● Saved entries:

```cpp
namespace {
__global__ void k_touch(float* p, int n) {
    const int i = blockIdx.x * blockDim.x + threadIdx.x;
    if (i < n) p[i] = p[i] * 1.0001f + 1.0f;
}
template <int MODE>
__global__ void k_bench_barrier(unsigned* bar, int n, float* buf) {
    const int i = blockIdx.x * blockDim.x + threadIdx.x;
    const int j = (i + blockDim.x) % (gridDim.x * blockDim.x);
    float acc = buf[i];
    for (int e = 1; e <= n; ++e) {
        if (MODE == 2) st_agent(buf + i, acc + 1.0f); else buf[i] = acc + 1.0f;
        if (!grid_barrier<MODE>(bar, gridDim.x, (unsigned)e, 1u << 20)) return;
        acc = MODE == 2 ? ld_agent(buf + j) : buf[j];
        if (acc != (float)e && i == 0) bar[2] = 1u;
    }
    buf[i] = acc;
}
template <int P>
__global__ void k_bench_pair(unsigned* flags, int n, float* buf, unsigned* bar) {
// ... 284 lines not shown
int rt_debug_sample(rt_ctx* ctx, const float* d_logits, int32_t M, int32_t V, const rt_sampling* sp, uint64_t seed, int32_t frame,
                    int32_t group, int32_t suppress_from, int32_t allow_token, uint8_t* d_seen, int32_t* d_out) {
    if (!ctx || !d_logits || !sp || !d_out || M < 1) return rt_fail(ctx, RT_ERR_INVALID, "rt_debug_sample: null argument");
    CtxLock g(ctx);
    RT_HIP(ctx, hipSetDevice(ctx->device));
    int64_t* items = nullptr;
    RT_HIP(ctx, hipMalloc((void**)&items, (size_t)M * 8));
    hipLaunchKernelGGL(k_iota64, dim3((M + 255) / 256), dim3(256), 0, ctx->stream, items, M);
    SampleArgs a{};
    a.logits = d_logits; a.n_slabs = 1; a.M = M; a.V = V;
    a.do_sample = sp->do_sample; a.temperature = sp->temperature; a.top_k = sp->top_k; a.top_p = sp->top_p; a.rep_penalty = sp->repetition_penalty;
    a.seen = d_seen; a.suppress_from = suppress_from; a.allow_token = allow_token; a.seed = seed; a.item_ids = items; a.frame = frame; a.group = group;
    a.forced = nullptr; a.out = d_out; a.out_stride = 1; a.eos_token = -1; a.eos_flag = nullptr; a.logits_copy = nullptr;
    a.frame_ptr = nullptr; a.seed_ptr = nullptr; a.stamps = nullptr;
    int rc = launch_sample(ctx, a);
    (void)hipStreamSynchronize(ctx->stream);
    (void)hipFree(items);
    return rc;
}

int rt_debug_tune(int32_t skinny_variant, int32_t skinny_waves_per_cu) {
    std::unique_lock<std::shared_mutex> all(g_tune_mu);
    if (g_runs_in_flight.load() > 0) return RT_ERR_STATE;
    if (skinny_variant >= 2800) { g_pair_attn = skinny_variant - 2800; return RT_OK; }
    if (skinny_variant >= 2700) { g_frame_inc_fold = skinny_variant - 2700; return RT_OK; }
    if (skinny_variant >= 2600) { g_conv_unroll = skinny_variant - 2600; return RT_OK; }
    if (skinny_variant >= 2400) { g_col_silu_x = skinny_variant - 2400; return RT_OK; }
    if (skinny_variant >= 2300) { g_col_rows16 = skinny_variant - 2300; return RT_OK; }
    if (skinny_variant >= 2200) { g_prefill_attn_mfma = skinny_variant - 2200; return RT_OK; }
    if (skinny_variant >= 2100) { g_fuse_conv = skinny_variant - 2100; return RT_OK; }
    if (skinny_variant >= 2000) { g_col_max_rows = std::min(64, std::max(1, skinny_variant - 2000)); return RT_OK; }
    if (skinny_variant >= 1900) { g_prefill_mid = skinny_variant - 1900; return RT_OK; }
    if (skinny_variant >= 1800) { g_conv_tall = skinny_variant - 1800; return RT_OK; }
    if (skinny_variant >= 1700) { g_handover_every = std::max(1, skinny_variant - 1700); return RT_OK; }
    if (skinny_variant >= 1600) { g_col_split4 = skinny_variant - 1600; return RT_OK; }
    if (skinny_variant >= 1500) { g_attn_mfma = skinny_variant - 1500; return RT_OK; }
    if (skinny_variant >= 1400) { g_eos_check_every = std::max(1, skinny_variant - 1400); return RT_OK; }
    if (skinny_variant >= 1300) { g_sync_parts = skinny_variant - 1300; return RT_OK; }
    if (skinny_variant >= 1200) { g_conv_win = skinny_variant - 1200; return RT_OK; }
    if (skinny_variant >= 1100) { g_final_conv = skinny_variant - 1100; return RT_OK; }
    if (skinny_variant >= 1000) { g_xcd_order = skinny_variant - 1000; return RT_OK; }
    if (skinny_variant >= 900) { g_prefill_fill = skinny_variant - 900; return RT_OK; }
    if (skinny_variant >= 800) { g_fuse_sample_embed = skinny_variant - 800; return RT_OK; }
    if (skinny_variant >= 700) { g_col_rows64 = skinny_variant - 700; return RT_OK; }
    if (skinny_variant >= 600) { g_tile96 = skinny_variant - 600; return RT_OK; }
    if (skinny_variant >= 500) { g_col_split = skinny_variant - 500; return RT_OK; }
// ... 288 lines not shown
```

rho_tts_amd/csrc/gemm.hip:

```cpp
#include <hip/hip_ext.h>

#include "kernels.h"

namespace {

typedef __attribute__((ext_vector_type(8))) __bf16 bf8_t;
typedef __attribute__((ext_vector_type(8))) short s8_t;
typedef __attribute__((ext_vector_type(16))) float f16_t;
typedef __attribute__((ext_vector_type(4))) float f4_t;
typedef __attribute__((ext_vector_type(4))) int i4_t;

__device__ __forceinline__ f16_t mfma32(s8_t a, s8_t b, f16_t c) {
    return __builtin_amdgcn_mfma_f32_32x32x16_bf16(__builtin_bit_cast(bf8_t, a), __builtin_bit_cast(bf8_t, b), c, 0, 0, 0);
}

__device__ __forceinline__ unsigned pack_bf16x2(float lo, float hi) {
    return f32x2_to_bf16x2(lo, hi);
}

__global__ void k_pack_weight(const bf16_t* __restrict__ src, int N, int K, int Np, int Kp, bf16_t* __restrict__ dst) {
    const int KT = Kp / 16;
    const int64_t n_pieces = (int64_t)(Np / 32) * KT * 64;
    for (int64_t p = (int64_t)blockIdx.x * blockDim.x + threadIdx.x; p < n_pieces; p += (int64_t)gridDim.x * blockDim.x) {
        const int lane = (int)(p & 63);
// ... 618 lines not shown
    for (int j = 0; j < PF - 1; ++j) {
        if (it + j < n_it) {
            multiply(j & 1);
            flush();
            stash((j + 1) & 1, rg[j + 1]);
            __syncthreads();
        }
    }
#pragma unroll
    for (int a = 0; a < WM; ++a)
#pragma unroll
        for (int b = 0; b < WN; ++b) {
            const int n = n0 + (wn * WN + b) * 32 + r;
            if (n >= g.N) continue;
#pragma unroll
            for (int i = 0; i < 16; ++i) {
                const int64_t m = m0 + (wm * WM + a) * 32 + (i & 3) + 8 * (i >> 2) + 4 * h;
                if (m < g.M) g.out[m * g.ldc + n] = g.seg_it > 0 ? tot[a][b][i] : acc[a][b][i];
            }
        }
}

template <int WGM, int WGN, int MT, int NTT, bool FUSE = false, int TAPS = 0>
__global__ __launch_bounds__(256, (WGM * MT * 32 > 128) ? 2 : 3) void k_conv_win(TiledArgs g) {
    static_assert(WGM * WGN == 4, "4 waves");
    static_assert(!FUSE || (WGN == 1 && NTT == 3), "the fused 1x1 conv needs every output channel of a row in one wave");
    constexpr int BMT = WGM * MT * 32;
    constexpr int WIN_ROWS = BMT + 64;
    constexpr int NP = (WIN_ROWS * 4 + 255) / 256;
    constexpr int BNT = WGN * NTT * 32;
    constexpr int PLANE = WIN_ROWS * 64;
    constexpr int F_ROWB = NTT * 32 * 2 + 16;
    constexpr int F_WAVE = 2 * 32 * F_ROWB;
    constexpr int LDS_BYTES = (FUSE && 4 * F_WAVE > 2 * 2 * PLANE) ? 4 * F_WAVE : 2 * 2 * PLANE;
    __shared__ __attribute__((aligned(16))) unsigned char lds[LDS_BYTES];
    const int tid = threadIdx.x, lane = tid & 63, w = tid >> 6;
    const int wm = w / WGN, wn = w % WGN;
    const int r = lane & 31, h = lane >> 5;
    int64_t rt = blockIdx.x;
    int ct = blockIdx.y;
    if (g.xcd_order) {
        const int64_t L = (int64_t)blockIdx.y * gridDim.x + blockIdx.x;
        const int xcd = (int)(L & 7);
        const int64_t j = L >> 3;
        ct = (int)(j % gridDim.y);
        rt = (j / gridDim.y) * 8 + xcd;
        if (rt * BMT >= g.a.M) return;
    }
    const int64_t m0 = rt * BMT;
    const int n0 = ct * BNT;
    const int taps = TAPS > 0 ? TAPS : g.a.taps, stride = g.a.tap_stride, Cin = g.a.Cin;
    const int halo = (taps - 1) * stride, WR = BMT + halo, n_cc = Cin >> 5;
    const bf16_t* __restrict__ hi = reinterpret_cast<const bf16_t*>(g.a.ptr);
    const bf16_t* __restrict__ lo = reinterpret_cast<const bf16_t*>(g.a.ptr_lo);

    const int64_t first_row = m0 - halo > 0 ? m0 - halo : 0;
    const int skip = (int)(first_row - (m0 - halo));
// ... 33 lines not shown
    for (int nt = 0; nt < NTT; ++nt) b_off[nt] = nt_base + nt < g.NT ? (unsigned)(((nt_base + nt) * g.KT * 64 + lane) * 16) : 0x80000000u;
    auto load_b = [&](int tap, int cc, s8_t (&b)[NTT][2]) {
        const int t_k0 = (tap * Cin + cc * 32) >> 4;
#pragma unroll
        for (int nt = 0; nt < NTT; ++nt)
#pragma unroll
            for (int kk = 0; kk < 2; ++kk) b[nt][kk] = __builtin_bit_cast(s8_t, __builtin_amdgcn_raw_buffer_load_b128(rs_w, b_off[nt], (t_k0 + kk) * 1024, 0));
    };
    int t_row[MT];
#pragma unroll
    for (int mt = 0; mt < MT; ++mt) {
        const int64_t m = m0 + (wm * MT + mt) * 32 + r;
        t_row[mt] = (int)(m % g.a.rows_out);
    }

    f16_t acc[MT][NTT];
#pragma unroll
    for (int a = 0; a < MT; ++a)
#pragma unroll
        for (int b = 0; b < NTT; ++b)
#pragma unroll
            for (int i = 0; i < 16; ++i) acc[a][b][i] = 0.f;

    s8_t ra[NP], rl[NP], rb[NTT][2], rb_next[NTT][2];
    load_win(0, ra, rl);
    load_b(0, 0, rb);
    store_win(0, ra, rl);
    __syncthreads();
    for (int cc = 0; cc < n_cc; ++cc) {
        const int buf = cc & 1;
        const bool more = cc + 1 < n_cc;
        if (more) load_win(cc + 1, ra, rl);
#pragma unroll
        for (int tap = 0; tap < (TAPS > 0 ? TAPS : taps); ++tap) {
            const bool last = tap + 1 == taps;
            if (!last) load_b(tap + 1, cc, rb_next);
            else if (more) load_b(0, cc + 1, rb_next);
            const int reach = (taps - 1 - tap) * stride;
            s8_t fa[MT][2], fl[MT][2];
#pragma unroll
            for (int mt = 0; mt < MT; ++mt) {
                const int wrow = t_row[mt] >= reach ? (wm * MT + mt) * 32 + r + tap * stride : WIN_ROWS - 1;
#pragma unroll
                for (int kk = 0; kk < 2; ++kk) {
                    fa[mt][kk] = *reinterpret_cast<const s8_t*>(lds + buf * 2 * PLANE + lds_a_off(wrow, kk * 2 + h));
                    fl[mt][kk] = *reinterpret_cast<const s8_t*>(lds + buf * 2 * PLANE + PLANE + lds_a_off(wrow, kk * 2 + h));
                }
            }
#pragma unroll
            for (int kk = 0; kk < 2; ++kk)
#pragma unroll
                for (int mt = 0; mt < MT; ++mt)
#pragma unroll
                    for (int nt = 0; nt < NTT; ++nt) {
                        acc[mt][nt] = mfma32(fa[mt][kk], rb[nt][kk], acc[mt][nt]);
                        acc[mt][nt] = mfma32(fl[mt][kk], rb[nt][kk], acc[mt][nt]);
                    }
            if (!last || more) {
#pragma unroll
                for (int nt = 0; nt < NTT; ++nt)
#pragma unroll
                    for (int kk = 0; kk < 2; ++kk) rb[nt][kk] = rb_next[nt][kk];
            }
        }
        if (more) store_win(buf ^ 1, ra, rl);
        __syncthreads();
    }
    if constexpr (!FUSE) {
        tile_epilogue<MT, NTT>(g, acc, m0, n0, wm, wn, r, h);
    } else {
        unsigned char* my = lds + w * F_WAVE;
        const GemmEpi& e = g.e;
        const __amdgpu_buffer_rsrc_t rs_w2 = __builtin_amdgcn_make_buffer_rsrc((void*)g.Wp2, 0, (unsigned)((int64_t)g.NT2 * g.KT2 * 1024), 0x00020000);
        float f_bias[NTT], f_sa[NTT], f_sib[NTT];
        {
            const float* bp = e.bias ? e.bias : e.snake_a;
#pragma unroll
            for (int nt = 0; nt < NTT; ++nt) {
                const int n = nt * 32 + r;
                f_bias[nt] = bp[n];
                f_sa[nt] = e.snake_a[n];
                f_sib[nt] = e.snake_ib[n];
            }
#pragma unroll
            for (int nt = 0; nt < NTT; ++nt)
                if (!e.bias) f_bias[nt] = 0.f;
        }
        auto load_b2 = [&](int k2, s8_t (&b)[NTT]) {
#pragma unroll
            for (int nt = 0; nt < NTT; ++nt)
                b[nt] = __builtin_bit_cast(s8_t, __builtin_amdgcn_raw_buffer_load_b128(rs_w2, (unsigned)(((nt * g.KT2 + k2) * 64 + lane) * 16), 0, 0));
        };
#pragma unroll
        for (int mt = 0; mt < MT; ++mt) {
            s8_t b2[2][NTT];
            load_b2(0, b2[0]);
#pragma unroll
            for (int nt = 0; nt < NTT; ++nt) {
                const int n = nt * 32 + r;
                const float bias = f_bias[nt], sa = f_sa[nt], sib = f_sib[nt];
#pragma unroll
                for (int i = 0; i < 16; ++i) {
                    float v = acc[mt][nt][i] + bias;
                    const float sn = __sinf(v * sa);
                    v = v + sib * sn * sn;
                    const bf16_t hi = f32_to_bf16(v);
                    const bf16_t lo = f32_to_bf16(v - bf16_to_f32(hi));
                    const int row = (i & 3) + 8 * (i >> 2) + 4 * h;
                    *reinterpret_cast<bf16_t*>(my + row * F_ROWB + n * 2) = hi;
                    *reinterpret_cast<bf16_t*>(my + 32 * F_ROWB + row * F_ROWB + n * 2) = lo;
                }
            }
            f16_t acc2[1][NTT];
#pragma unroll
            for (int nt = 0; nt < NTT; ++nt)
#pragma unroll
                for (int i = 0; i < 16; ++i) acc2[0][nt][i] = 0.f;
#pragma unroll
            for (int k2 = 0; k2 < NTT * 2; ++k2) {
                if (k2 + 1 < NTT * 2) load_b2(k2 + 1, b2[(k2 + 1) & 1]);
                const s8_t a_hi = *reinterpret_cast<const s8_t*>(my + r * F_ROWB + (k2 * 16 + h * 8) * 2);
                const s8_t a_lo = *reinterpret_cast<const s8_t*>(my + 32 * F_ROWB + r * F_ROWB + (k2 * 16 + h * 8) * 2);
#pragma unroll
                for (int nt = 0; nt < NTT; ++nt) {
                    acc2[0][nt] = mfma32(a_hi, b2[k2 & 1][nt], acc2[0][nt]);
                    acc2[0][nt] = mfma32(a_lo, b2[k2 & 1][nt], acc2[0][nt]);
                }
            }
            tile_epilogue_e<1, NTT>(g.e2, g.a.M, g.N2, acc2, m0, 0, wm * MT + mt, 0, r, h);
        }
    }
}

}
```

● Try it:
Each line above that includes the word "typedef" is to be copied.

● Result of this exercise:
typedef __attribute__((ext_vector_type(8))) __bf16 bf8_t;
typedef __attribute__((ext_vector_type(8))) short s8_t;
typedef __attribute__((ext_vector_type(16))) float f16_t;
typedef __attribute__((ext_vector_type(4))) float f4_t;
typedef __attribute__((ext_vector_type(4))) int i4_t;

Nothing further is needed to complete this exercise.